━━━ DATA FOR PROCESSING

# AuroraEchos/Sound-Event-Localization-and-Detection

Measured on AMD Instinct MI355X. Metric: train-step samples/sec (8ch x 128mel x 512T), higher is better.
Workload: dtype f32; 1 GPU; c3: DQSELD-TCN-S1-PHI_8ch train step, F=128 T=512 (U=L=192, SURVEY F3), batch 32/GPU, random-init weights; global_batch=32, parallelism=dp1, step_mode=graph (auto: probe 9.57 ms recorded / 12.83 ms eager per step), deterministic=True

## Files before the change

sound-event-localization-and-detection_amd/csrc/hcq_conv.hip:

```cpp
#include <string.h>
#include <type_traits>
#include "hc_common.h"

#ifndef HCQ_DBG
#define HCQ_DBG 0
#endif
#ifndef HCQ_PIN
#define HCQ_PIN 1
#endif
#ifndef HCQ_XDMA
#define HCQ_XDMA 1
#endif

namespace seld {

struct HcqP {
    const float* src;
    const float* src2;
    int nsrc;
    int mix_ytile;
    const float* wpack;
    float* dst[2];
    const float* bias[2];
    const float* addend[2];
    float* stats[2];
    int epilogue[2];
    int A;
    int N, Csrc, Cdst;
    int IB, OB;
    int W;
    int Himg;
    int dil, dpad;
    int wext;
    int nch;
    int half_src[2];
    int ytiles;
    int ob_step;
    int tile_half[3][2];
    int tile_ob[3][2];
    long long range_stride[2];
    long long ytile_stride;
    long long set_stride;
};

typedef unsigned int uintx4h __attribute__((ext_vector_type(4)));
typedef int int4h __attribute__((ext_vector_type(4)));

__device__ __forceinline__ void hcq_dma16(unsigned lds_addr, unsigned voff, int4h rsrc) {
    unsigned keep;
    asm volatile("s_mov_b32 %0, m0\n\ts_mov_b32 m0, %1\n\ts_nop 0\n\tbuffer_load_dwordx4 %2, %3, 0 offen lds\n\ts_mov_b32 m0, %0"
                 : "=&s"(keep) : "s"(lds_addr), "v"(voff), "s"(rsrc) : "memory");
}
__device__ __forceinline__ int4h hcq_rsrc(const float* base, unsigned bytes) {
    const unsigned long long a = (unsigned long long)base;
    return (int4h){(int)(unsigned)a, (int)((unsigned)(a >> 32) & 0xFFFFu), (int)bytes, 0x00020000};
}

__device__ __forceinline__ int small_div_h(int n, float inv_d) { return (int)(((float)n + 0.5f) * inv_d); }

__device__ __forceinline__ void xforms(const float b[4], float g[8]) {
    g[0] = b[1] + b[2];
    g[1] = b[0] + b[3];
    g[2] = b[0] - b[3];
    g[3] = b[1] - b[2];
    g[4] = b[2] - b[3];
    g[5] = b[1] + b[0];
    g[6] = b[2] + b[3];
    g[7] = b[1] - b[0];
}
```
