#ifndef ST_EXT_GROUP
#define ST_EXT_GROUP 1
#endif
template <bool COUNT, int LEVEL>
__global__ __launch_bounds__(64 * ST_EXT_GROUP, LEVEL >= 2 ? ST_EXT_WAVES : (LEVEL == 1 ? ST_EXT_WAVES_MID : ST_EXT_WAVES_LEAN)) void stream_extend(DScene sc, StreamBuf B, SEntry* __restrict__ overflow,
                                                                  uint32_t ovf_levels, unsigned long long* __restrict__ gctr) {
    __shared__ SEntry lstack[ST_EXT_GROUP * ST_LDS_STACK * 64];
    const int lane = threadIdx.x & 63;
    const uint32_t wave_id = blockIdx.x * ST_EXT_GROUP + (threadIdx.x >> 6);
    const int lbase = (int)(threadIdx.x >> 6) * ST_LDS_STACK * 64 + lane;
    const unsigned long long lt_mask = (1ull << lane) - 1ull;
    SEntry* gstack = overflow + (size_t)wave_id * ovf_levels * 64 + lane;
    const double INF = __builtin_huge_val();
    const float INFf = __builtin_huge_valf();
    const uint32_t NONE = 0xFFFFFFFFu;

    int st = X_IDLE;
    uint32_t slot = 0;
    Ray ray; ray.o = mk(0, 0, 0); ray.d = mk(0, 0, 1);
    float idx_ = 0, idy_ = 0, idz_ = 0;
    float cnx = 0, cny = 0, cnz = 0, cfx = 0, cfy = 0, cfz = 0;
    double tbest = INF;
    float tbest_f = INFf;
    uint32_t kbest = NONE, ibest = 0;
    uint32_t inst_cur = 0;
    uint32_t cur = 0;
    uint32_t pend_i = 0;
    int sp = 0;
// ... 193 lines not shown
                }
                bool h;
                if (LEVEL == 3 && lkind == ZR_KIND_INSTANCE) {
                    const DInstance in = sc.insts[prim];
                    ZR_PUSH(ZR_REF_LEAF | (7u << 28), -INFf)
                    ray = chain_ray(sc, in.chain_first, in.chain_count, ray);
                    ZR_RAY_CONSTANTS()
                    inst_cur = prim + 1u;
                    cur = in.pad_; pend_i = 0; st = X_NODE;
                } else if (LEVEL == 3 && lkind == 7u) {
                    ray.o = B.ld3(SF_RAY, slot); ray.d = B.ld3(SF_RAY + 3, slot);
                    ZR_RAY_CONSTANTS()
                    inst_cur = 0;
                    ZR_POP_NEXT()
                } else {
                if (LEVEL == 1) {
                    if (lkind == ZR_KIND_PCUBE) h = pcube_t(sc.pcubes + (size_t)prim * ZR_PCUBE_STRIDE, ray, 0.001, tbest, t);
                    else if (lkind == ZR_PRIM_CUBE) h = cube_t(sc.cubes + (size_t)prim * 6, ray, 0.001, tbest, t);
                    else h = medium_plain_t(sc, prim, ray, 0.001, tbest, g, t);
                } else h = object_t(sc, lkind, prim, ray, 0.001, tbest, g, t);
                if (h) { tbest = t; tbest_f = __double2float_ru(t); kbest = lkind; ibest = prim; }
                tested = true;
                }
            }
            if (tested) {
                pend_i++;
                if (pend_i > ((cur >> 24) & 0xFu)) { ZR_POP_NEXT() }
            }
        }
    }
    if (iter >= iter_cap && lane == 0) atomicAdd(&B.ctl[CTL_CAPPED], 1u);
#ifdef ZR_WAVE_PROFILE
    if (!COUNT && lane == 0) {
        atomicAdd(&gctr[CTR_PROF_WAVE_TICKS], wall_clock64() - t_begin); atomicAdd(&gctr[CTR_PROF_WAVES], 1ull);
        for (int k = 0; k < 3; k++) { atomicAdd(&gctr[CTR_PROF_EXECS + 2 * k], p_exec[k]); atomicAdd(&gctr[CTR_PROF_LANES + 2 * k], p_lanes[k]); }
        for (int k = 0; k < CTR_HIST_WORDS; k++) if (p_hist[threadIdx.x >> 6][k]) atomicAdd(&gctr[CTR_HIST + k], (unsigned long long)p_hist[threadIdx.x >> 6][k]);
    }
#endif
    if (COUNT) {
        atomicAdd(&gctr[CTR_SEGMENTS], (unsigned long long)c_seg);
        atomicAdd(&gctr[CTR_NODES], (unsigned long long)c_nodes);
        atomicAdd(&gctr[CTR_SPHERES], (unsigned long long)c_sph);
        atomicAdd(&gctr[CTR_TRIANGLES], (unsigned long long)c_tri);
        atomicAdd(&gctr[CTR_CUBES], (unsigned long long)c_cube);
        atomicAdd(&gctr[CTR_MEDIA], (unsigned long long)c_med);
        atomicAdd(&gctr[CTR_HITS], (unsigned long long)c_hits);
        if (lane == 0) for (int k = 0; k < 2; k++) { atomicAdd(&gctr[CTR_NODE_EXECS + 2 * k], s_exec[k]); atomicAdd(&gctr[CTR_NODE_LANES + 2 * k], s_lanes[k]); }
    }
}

━━━━━━

ABOUT THIS EXERCISE: A complete answer reproduces every line of the records in which the word "keep" occurs.

SOLUTION TO THE EXERCISE:
    unsigned keep;
                 : "=&s"(keep) : "s"(lds_addr), "v"(voff), "s"(rsrc) : "memory");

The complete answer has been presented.